I’m not expecting to get into the Social Security balloon, pull the rope ladder up after me and happily float away. I know I will need the system to live at least as long as I do.

This was all brought home by an anti-Lee campaign ad that was in heavy rotation in the last days of the campaign. In a fuzzy video clip from 2010, during Lee’s first campaign for office, the now-senator tells a group of voters, “It will be my objective to phase out Social Security, to pull it up by the roots and get rid of it.

Lee supporters have challenged the edit of the clip, posting a few more seconds in which he says, “We have to hold harmless those who are current beneficiaries.”

Lee also allows as how the phase-out should probably also protect those who are getting close to retirement, what he calls, “the next layer beneath them.” Too many people, he admits, have been led to count on those benefits being there, have paid in for years, and don’t have time to make other arrangements.

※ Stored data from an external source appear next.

template <int DA, typename TF>
__global__ void __launch_bounds__(256) __attribute__((amdgpu_waves_per_eu(1, DA == 4 ? 1 : (DA == 2 ? 2 : 8))))
wino43_output_adjoint_kernel(const float* __restrict__ gy, TF* __restrict__ Z, WinoGeom g, long total) {
  constexpr int NA = DA ? DA + 2 : 1, NG = DA ? DA : 1, NF = NA * 36;
  const long i = (long)blockIdx.x * 256 + threadIdx.x;
  if (i >= total) return;
  const int c = (int)(i % g.C);
  const long tile = i / g.C;
  int b, td, th, tw;
  tile43<DA>(tile, g, b, td, th, tw);
  float gin[NG * 16];
#pragma unroll
  for (int a = 0; a < NG; ++a) {
    const long plane = DA ? (long)b * g.D + DA * td + a : (long)b;
#pragma unroll
    for (int e = 0; e < 4; ++e)
#pragma unroll
      for (int f = 0; f < 4; ++f) gin[(a * 4 + e) * 4 + f] = gy[((plane * g.H + 4 * th + e) * g.W + 4 * tw + f) * g.C + c];
  }
  float r1[NG * 4 * 6];
#pragma unroll
  for (int p = 0; p < NG * 4; ++p) a6(gin + p * 4, 1, r1 + p * 6, 1);
  float v[NF];
#pragma unroll
  for (int a = 0; a < NG; ++a)
#pragma unroll
    for (int f = 0; f < 6; ++f) a6(r1 + a * 24 + f, 6, v + a * 36 + f, 6);
  if (DA == 2) {
#pragma unroll
    for (int p = 0; p < 36; ++p) a4(v + p, 36);
  } else if (DA == 4) {
#pragma unroll
    for (int p = 0; p < 36; ++p) {
      float t6[6];
      a6(v + p, 36, t6, 1);
#pragma unroll
      for (int a = 0; a < 6; ++a) v[a * 36 + p] = t6[a];
    }
  }
  const long T = total / g.C;
#pragma unroll
  for (int xi = 0; xi < NF; ++xi) fstore(Z + ((long)xi * T + tile) * g.C + c, v[xi]);
}

template <int DA>
__global__ void __launch_bounds__(256)
wino43_weight_kernel(const float* __restrict__ w, float* __restrict__ U, int Cout, int Cin, int mode) {
  constexpr int ND_ = DA ? 3 : 1, TAPS = ND_ * 9, NA = DA ? DA + 2 : 1, NF = NA * 36;
  const int i = blockIdx.x * 256 + threadIdx.x;
  if (i >= Cout * Cin) return;
  const int co = mode == 0 ? i % Cout : i / Cin, ci = mode == 0 ? i / Cout : i % Cin;
  float g[TAPS];
#pragma unroll
  for (int t = 0; t < TAPS; ++t) g[t] = w[((size_t)co * Cin + ci) * TAPS + (mode == 0 ? t : TAPS - 1 - t)];
  float a1[ND_ * 3 * 6];
#pragma unroll
  for (int p = 0; p < ND_ * 3; ++p) g6(g + p * 3, 1, a1 + p * 6, 1);
  float a2[ND_ * 36];
#pragma unroll
  for (int d = 0; d < ND_; ++d)
#pragma unroll
    for (int f = 0; f < 6; ++f) g6(a1 + d * 18 + f, 6, a2 + d * 36 + f, 6);
  float u[NF];
  if (DA == 2) {
#pragma unroll
    for (int p = 0; p < 36; ++p) g4(a2 + p, 36, u + p, 36);
  } else if (DA == 4) {
#pragma unroll
    for (int p = 0; p < 36; ++p) g6(a2 + p, 36, u + p, 36);
  } else {
#pragma unroll
    for (int p = 0; p < 36; ++p) u[p] = a2[p];
  }
  const size_t plane = (size_t)Cout * Cin;
  const size_t pos = mode == 0 ? (size_t)ci * Cout + co : (size_t)co * Cin + ci;
#pragma unroll
  for (int xi = 0; xi < NF; ++xi) U[xi * plane + pos] = u[xi];
}

template <int DA>
__global__ void __launch_bounds__(256)
wino43_weight_grad_kernel(const float* __restrict__ gU, float* __restrict__ gw, int Cout, int Cin) {
  constexpr int ND_ = DA ? 3 : 1, TAPS = ND_ * 9, NA = DA ? DA + 2 : 1, NF = NA * 36;
  const int i = blockIdx.x * 256 + threadIdx.x;
  if (i >= Cout * Cin) return;
  const int co = i % Cout, ci = i / Cout;
  const size_t plane = (size_t)Cout * Cin;
  float u[NF];
#pragma unroll
  for (int xi = 0; xi < NF; ++xi) u[xi] = gU[xi * plane + (size_t)ci * Cout + co];
  float a1[NA * 6 * 3];
#pragma unroll
  for (int p = 0; p < NA * 6; ++p) gt6(u + p * 6, 1, a1 + p * 3, 1);
  float a2[NA * 9];
#pragma unroll
  for (int a = 0; a < NA; ++a)
#pragma unroll
    for (int f = 0; f < 3; ++f) gt6(a1 + a * 18 + f, 3, a2 + a * 9 + f, 3);
  float g[TAPS];
  if (DA == 2) {
#pragma unroll
    for (int p = 0; p < 9; ++p) gt3(a2 + p, 9, g + p, 9);
  } else if (DA == 4) {
#pragma unroll
    for (int p = 0; p < 9; ++p) gt6(a2 + p, 9, g + p, 9);
  } else {
#pragma unroll
    for (int p = 0; p < 9; ++p) g[p] = a2[p];
  }
#pragma unroll
  for (int t = 0; t < TAPS; ++t) gw[((size_t)co * Cin + ci) * TAPS + t] = g[t];
}

bool wino43_ok(const ssbev_wino_dims* d, int da) {
  return d && d->B > 0 && d->C > 0 && d->D > 0 && d->H > 0 && d->W > 0 && d->H % 4 == 0 && d->W % 4 == 0 &&
         (da == 0 || d->D % da == 0);
}

typedef float wf32x16 __attribute__((ext_vector_type(16)));

struct WinoGemmGeom { int B, D, Thw, Cin, Cout, CoutPad; };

Of course that thinking is a result of politicians not understanding how Social Security works. Or assuming that the rest of us don’t know how it works.

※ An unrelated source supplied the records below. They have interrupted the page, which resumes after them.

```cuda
enum : uint8_t { FL_VALID = 1, FL_ACTIVE = 2, FL_RING = 4, FL_FREE_SDF = 8, FL_FREE_ALB = 16, FL_ES_JAC = 32, FL_ROW = 64  };

struct Shard
{
    int64_t own_begin, own_end;
    int64_t hv0, hv1;
    int cam_owner;
    int defer;
    int64_t loc_begin, loc_end;
    __device__ __forceinline__ bool owns_voxel(int64_t v) const { return v >= own_begin && v < own_end; }
    __device__ __forceinline__ bool owns_unknown(int64_t j, int64_t n) const
    {
        return j < n ? owns_voxel(j) : (j < 2 * n ? owns_voxel(j - n) : cam_owner != 0);
    }
    __host__ __device__ __forceinline__ int64_t held_voxel_unknowns() const { return 2 * (hv1 - hv0); }
    __device__ __forceinline__ int64_t unknown(int64_t t, int64_t n) const
    {
        const int64_t L = hv1 - hv0;
        return t < L ? hv0 + t : (t < 2 * L ? n + hv0 + (t - L) : 2 * n + (t - 2 * L));
    }
    __device__ __forceinline__ bool vec4(int64_t e0, int64_t n, int64_t* j0) const
    {
        const int64_t L = hv1 - hv0;
        if (e0 + 4 > 2 * L) return false;
// ... 1759 lines not shown
            a0 += static_cast<double>(rr[i]) * ssum;
        }
        if (sh.cam_owner) { acc[0] = a0; acc[1] = a1; acc[2] = a2; }
    }
    if (grid_reduce<3>(acc, site) && threadIdx.x == 0 && !sh.defer) epilogue_update(ctl, site.out[0], site.out[1], site.out[2], INIT);
}

__global__ void __launch_bounds__(kThreads)
k_cg_dir4(SolveVecs sv, Shard sh, int64_t count, const CgCtl* __restrict__ ctl)
{
    pdl_prologue();
    if (ctl->done) return;
    const int64_t e0 = (blockIdx.x * static_cast<int64_t>(blockDim.x) + threadIdx.x) * 4;
    if (e0 >= count) return;
    const float beta = static_cast<float>(ctl->beta);
    int64_t j0 = 0;
    if (sh.vec4(e0, sv.n, &j0))
    {
        float z[4], p[4], s4[4], ps[4];
        ld4(sv.z, j0, z); ld4(sv.p, j0, p); ld4(sv.s, j0, s4);
#pragma unroll
        for (int i = 0; i < 4; ++i) { p[i] = (beta == 0.0f) ? z[i] : z[i] + beta * p[i]; ps[i] = s4[i] * p[i]; }
        st4(sv.p, j0, p); st4(sv.ps, j0, ps);
    }
    else
        for (int64_t t = e0; t < e0 + 4 && t < count; ++t)
        {
            const int64_t j = sh.unknown(t, sv.n);
            const float p = (beta == 0.0f) ? sv.z[j] : sv.z[j] + beta * sv.p[j];
            sv.p[j] = p; sv.ps[j] = sv.s[j] * p;
        }
}

struct ShareView
{
    int64_t n_shared;
    const int32_t* slist;
    const uint8_t* held;
};

__global__ void k_pack(ShareView sh, const float* __restrict__ v0, const float* __restrict__ v1, const float* __restrict__ extra_f, int n_extra_f,
                       const double* __restrict__ extra_d, int n_extra_d, double* __restrict__ xbuf, const CgCtl* __restrict__ ctl, int respect_done)
{
    pdl_prologue();
    if (respect_done && ctl->done) return;
    const int64_t t = blockIdx.x * static_cast<int64_t>(blockDim.x) + threadIdx.x;
    const int64_t nv = v1 ? 2 : 1;
    if (t < sh.n_shared)
    {
        const int32_t j = sh.slist[t];
        const bool h = sh.held[j] != 0;
        xbuf[t] = h ? static_cast<double>(v0[j]) : 0.0;
        if (v1) xbuf[sh.n_shared + t] = h ? static_cast<double>(v1[j]) : 0.0;
    }
    else if (t < sh.n_shared + n_extra_f) xbuf[nv * sh.n_shared + (t - sh.n_shared)] = static_cast<double>(extra_f[t - sh.n_shared]);
    else if (t < sh.n_shared + n_extra_f + n_extra_d) xbuf[nv * sh.n_shared + (t - sh.n_shared)] = extra_d[t - sh.n_shared - n_extra_f];
}

__global__ void k_unpack(ShareView sh, float* __restrict__ v0, float* __restrict__ v1, float* __restrict__ extra_f, int n_extra_f,
                         double* __restrict__ extra_d, int n_extra_d, const double* __restrict__ xbuf, const CgCtl* __restrict__ ctl, int respect_done)
{
    pdl_prologue();
    if (respect_done && ctl->done) return;
    const int64_t t = blockIdx.x * static_cast<int64_t>(blockDim.x) + threadIdx.x;
    const int64_t nv = v1 ? 2 : 1;
    if (t < sh.n_shared)
// ... 348 lines not shown
```

intrinsic3d_b200/engine.py:

```python
from __future__ import annotations

import ctypes as C
import os

import numpy as np

from .ctypes_defs import (I3DFusionCamera, I3DFusionParams, I3DIterInfo, I3DLightingInfo, I3DLightingParams, I3DMeshInfo, I3DMeshParams,
                          I3DParams)

_HERE = os.path.dirname(os.path.abspath(__file__))
LIB_PATH = os.environ.get("I3D_LIB", os.path.join(_HERE, "libi3d_b200.so"))
_LIB = None

EXPORTED_SYMBOLS = [
    "i3d_abi_version", "i3d_sizeof_params", "i3d_sizeof_iter_info", "i3d_default_params",
    "i3d_engine_create", "i3d_engine_destroy", "i3d_last_error",
    "i3d_upload_grid", "i3d_upload_voxel_params", "i3d_upload_frames", "i3d_set_camera", "i3d_set_sh",
    "i3d_gn_iteration", "i3d_download_state",
    "i3d_sizeof_lighting_params", "i3d_sizeof_lighting_info", "i3d_default_lighting_params", "i3d_estimate_lighting",
    "i3d_lighting_num_subvolumes", "i3d_download_lighting", "i3d_download_voxel_sh",
    "i3d_upload_color_frames", "i3d_recompute_colors", "i3d_download_colors",
    "i3d_num_voxels", "i3d_clear_voxels_outside_thin_shell", "i3d_upsample_grid", "i3d_download_grid",
    "i3d_sizeof_fusion_params", "i3d_default_fusion_params", "i3d_fusion_begin", "i3d_fusion_integrate", "i3d_fusion_finish",
    "i3d_keyframe_scores", "i3d_upload_rgbd_frames", "i3d_use_rgbd_level",
    "i3d_sensor_frames_begin", "i3d_sensor_frames_add", "i3d_sensor_num_frames", "i3d_sensor_keyframe_scores", "i3d_fusion_integrate_sensor",
    "i3d_select_rgbd_frames",
    "i3d_sizeof_mesh_info", "i3d_extract_mesh", "i3d_download_mesh", "i3d_extract_mesh_colored", "i3d_mode_colors",
    "i3d_comm_unique_id", "i3d_comm_init", "i3d_comm_p2p_export", "i3d_comm_p2p_connect", "i3d_set_shard",
    "i3d_phase_ms", "i3d_phase_count", "i3d_debug_set_kernel_timers", "i3d_debug_num_slots", "i3d_debug_set_keep_raw_jacobian",
    "i3d_debug_get_rows", "i3d_debug_get_observations", "i3d_debug_get_step", "i3d_debug_get_normal_equations",
    "i3d_debug_apply_operator", "i3d_debug_fusion_num_voxels", "i3d_debug_get_fusion_volume", "i3d_debug_get_frames",
]
KEYFRAME_CHUNK = 32
COLOR_MODES = {"": 0, "normals": 1, "lap": 2, "lum": 3, "lum_grad": 4, "albedo": 5, "shading_sv": 6, "shading_sv_const": 7, "chroma": 8}


def load_library():
    global _LIB
    if _LIB is not None:
        return _LIB
    if not os.path.exists(LIB_PATH):
        raise RuntimeError(f"{LIB_PATH} not found: build it with intrinsic3d_b200/csrc/build.sh "
                           "(__graft_entry__.build()); there is no CPU fallback")
    L = C.CDLL(LIB_PATH)
    L.i3d_abi_version.restype = C.c_int
    L.i3d_sizeof_params.restype = C.c_uint64
    L.i3d_sizeof_iter_info.restype = C.c_uint64
    L.i3d_last_error.restype = C.c_char_p
    L.i3d_last_error.argtypes = [C.c_void_p]
    L.i3d_phase_ms.restype = C.c_double
    L.i3d_phase_ms.argtypes = [C.c_void_p, C.c_char_p]
    L.i3d_phase_count.restype = C.c_int64
    L.i3d_phase_count.argtypes = [C.c_void_p, C.c_char_p]
    L.i3d_debug_num_slots.restype = C.c_int64
    L.i3d_debug_num_slots.argtypes = [C.c_void_p]
    L.i3d_sizeof_lighting_params.restype = C.c_uint64
    L.i3d_sizeof_lighting_info.restype = C.c_uint64
    L.i3d_lighting_num_subvolumes.restype = C.c_int64
    L.i3d_lighting_num_subvolumes.argtypes = [C.c_void_p]
    L.i3d_num_voxels.restype = C.c_int64
    L.i3d_num_voxels.argtypes = [C.c_void_p]
    L.i3d_sizeof_fusion_params.restype = C.c_uint64
    L.i3d_debug_fusion_num_voxels.restype = C.c_int64
# ... 326 lines not shown

    def phase_count(self, name: str) -> int:
        return int(self.L.i3d_phase_count(self.h, name.encode()))

    def set_kernel_timers(self, level: int):
        self.L.i3d_debug_set_kernel_timers(self.h, C.c_int(int(level)))

    def debug_rows(self, want_jac=True):
        S = int(self.L.i3d_debug_num_slots(self.h))
        voxel = np.empty(S, np.int32)
        frame = np.empty(S, np.int32)
        res = np.empty(S, np.float64)
        w = np.empty(S, np.float64)
        J = np.empty((29, S), np.float32) if want_jac else None
        self._check(self.L.i3d_debug_get_rows(self.h, _p(voxel, C.c_int32), _p(frame, C.c_int32), _p(res, C.c_double), _p(w, C.c_double),
                                              _p(J, C.c_float)))
        return dict(voxel=voxel, frame=frame, residual=res, raw_weight=w, J=J)

    def debug_observations(self, K: int):
        fr = np.empty((self.n, K), np.int32)
        w = np.empty((self.n, K), np.float32)
        act = np.empty(self.n, np.uint8)
        self._check(self.L.i3d_debug_get_observations(self.h, C.c_int32(K), _p(fr, C.c_int32), _p(w, C.c_float), _p(act, C.c_uint8)))
        return fr, w, act

    def debug_step(self):
        U = 2 * self.n + 6 * self.F + 9
        st = np.zeros(U, np.float64)
        fm = np.zeros(U, np.uint8)
        cs = np.zeros(U, np.float64)
        self._check(self.L.i3d_debug_get_step(self.h, _p(st, C.c_double), _p(fm, C.c_uint8), _p(cs, C.c_double)))
        return st, fm, cs

    def debug_normal_equations(self):
        U = 2 * self.n + 6 * self.F + 9
        b, s, jtj = np.empty(U, np.float32), np.empty(U, np.float32), np.empty(U, np.float32)
        cam = np.empty(33 * self.F + 43, np.float32)
        self._check(self.L.i3d_debug_get_normal_equations(self.h, _p(b, C.c_float), _p(s, C.c_float), _p(jtj, C.c_float), _p(cam, C.c_float)))
        return dict(b=b, s=s, jtj=jtj, cam_acc=cam)

    def debug_apply_operator(self, v):
        U = 2 * self.n + 6 * self.F + 9
        v = np.ascontiguousarray(v, np.float32)
        assert v.shape == (U,)
        q = np.empty(U, np.float32)
        self._check(self.L.i3d_debug_apply_operator(self.h, _p(v, C.c_float), _p(q, C.c_float)))
        return q


def shard_range(n: int, rank: int, world: int, align: int = 512):
    if world <= 1:
        return 0, n
    per = -(-n // world)
    per = -(-per // align) * align
    b = min(n, rank * per)
    e = min(n, (rank + 1) * per)
    if rank == world - 1:
        e = n
    return b, e


def cut_ranges(cost, world: int, align: int = 64):
    import torch
    n = int(cost.shape[0])
    c = torch.cumsum(cost.to(torch.float64), 0)
    total = float(c[-1].item()) if n > 0 else 0.0
# ... 105 lines not shown
```

Before: 133.9.

## Fuse PCG operator epilogue, update and direction into one cooperative kernel

```diff
diff --git a/include/i3d_c_api.h b/include/i3d_c_api.h
--- a/include/i3d_c_api.h
+++ b/include/i3d_c_api.h
@@ -103,6 +103,7 @@
 int         i3d_debug_get_observations(I3DEngine* e, int32_t K, int32_t* frames, float* weights,
                                        uint8_t* active);
 int         i3d_debug_get_step(I3DEngine* e, double* step, uint8_t* free_mask, double* col_scale);
+int         i3d_debug_get_pcg_vectors(I3DEngine* e, float* x, float* p);
 int         i3d_debug_get_normal_equations(I3DEngine* e, float* b, float* s, float* jtj, float* cam_acc);
 int         i3d_debug_apply_operator(I3DEngine* e, const float* v, float* q);
 int64_t     i3d_debug_fusion_num_voxels(const I3DEngine* e);
diff --git a/intrinsic3d_b200/csrc/i3d_engine.cu b/intrinsic3d_b200/csrc/i3d_engine.cu
--- a/intrinsic3d_b200/csrc/i3d_engine.cu
+++ b/intrinsic3d_b200/csrc/i3d_engine.cu
@@ -156,6 +156,9 @@
     int timer_level = 0;
     Dev<IterDev> iter_dev;
     int last_cg_iterations = 4, prev_cg_iterations = 4;
+    bool pcg_fused = true;
+    int64_t step_n = -1;
+    unsigned step_grid = 0; int step_K = 0; size_t step_smem = 0;
     Dev<uint8_t> color;
     bool have_color = false;
     Dev<unsigned long long> recolor_counts;
@@ -641,15 +644,21 @@
                    "at most %d frames at K = %d", F, K, fa_acc.sharedSizeBytes + accum_smem_bytes(F, K), optin, fmax, K);
 }
 
+void launch_eg_apply(I3DEngine* e, const GridView& g, const RegView& rv, const EgRows& rows, const SolveVecs& sv)
+{
+    if (rows.n_active > 0)
+    {
+        KernelTimer kt(e, "k_eg_apply", 0);
+        pdl_launch(e, k_eg_apply<APPLY_CG>, blocks_for(rows.n_active), kThreads, apply_smem_bytes(e->F, rows.K), g, rows, rv, sv, sv.ps, e->ctl.p, 1, e->site(SITE_EG_APPLY));
+    }
+    e->launches += 1;
+}
+
 void launch_operator(I3DEngine* e, const GridView& g, const RegView& rv, const EgRows& rows, const SolveVecs& sv, const Shard& sh, const float* vin,
                      float dmin, float dmax, int is_cg_iteration, bool sample_timing = false)
 {
-    if (rows.n_active > 0)
-    {
-        KernelTimer kt(e, "k_eg_apply", 0);
-        pdl_launch(e, k_eg_apply<APPLY_CG>, blocks_for(rows.n_active), kThreads, apply_smem_bytes(e->F, rows.K), g, rows, rv, sv, sv.ps, e->ctl.p, 1, e->site(SITE_EG_APPLY));
-    }
-    e->launches += 2;
+    launch_eg_apply(e, g, rv, rows, sv);
+    e->launches += 1;
     {
         KernelTimer kt(e, "k_op_partial");
         pdl_launch(e, (k_op_partial<APPLY_CG, 4>), blocks_for(static_cast<size_t>((e->held_count() + 3) / 4)), kThreads, 0, 
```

While the Social Security payments each of us receives are based on how many years we worked and how much money we made (data that’s available to each of us once we set up an account at ssa.gov), it is not like having a savings account with your name on it.

Social Security is, always has been and, as long as it survives, always will be an intergenerational income transfer. People working now pay in and people who are now retired, or just old enough, take out.

According to my calculations (math never having been my strong suit) the amount of FICA taxes that my wife and I and our employers paid over the last 45 years are enough to pay our estimated benefits for a little more than five years. If we live that long.

After that, the only way anyone’s benefits will keep coming is if the next generation of workers, and the generation after that, keeps paying their Social Security taxes, promised that they will benefit from the payments of the generations after that.

So it is simply not mathematically possible for Mike Lee and the other Republicans who have been sharpening their knives over Social Security to set a cut-off date for people to draw benefits and free everyone younger than that from the whole system.

If Social Security ever stops, it will unavoidably leave some beneficiaries who were promised lifetime benefits drawing on an empty tank, even as workers who paid into the system for however many years will have nothing to show for it.

Republicans tell us that Social Security is doomed to bankruptcy. But that’s only because they refuse to fix it. The easiest way to do that starts with charging payroll taxes on every dollar of earned income, not just the first $147,000.

Have the rich pay more. A lot more. They may not benefit personally - unless they get Bernie Madoffed, go broke and need Social Security to fall back on - but the society they live in will.

Raising the retirement age is cruel, even as average life expectancy goes up, because those who most need the help are lifetime low-income workers who are already the most likely to die before collecting even what they paid in, if anything at all.

Obviously the fact that Social Security cannot end without wrecking millions of lives is a tamper-destruct mechanism built in by sly old Franklin D. Roosevelt when he created the system in 1935.

And Mike Lee and other Republicans are not being honest with us if they ignore that.

George Pyle, reading The New York Times at The Rose Establishment.

*George Pyle, opinion editor of The Salt Lake Tribune, wrote this before the election, but not, maybe, before we found out who won.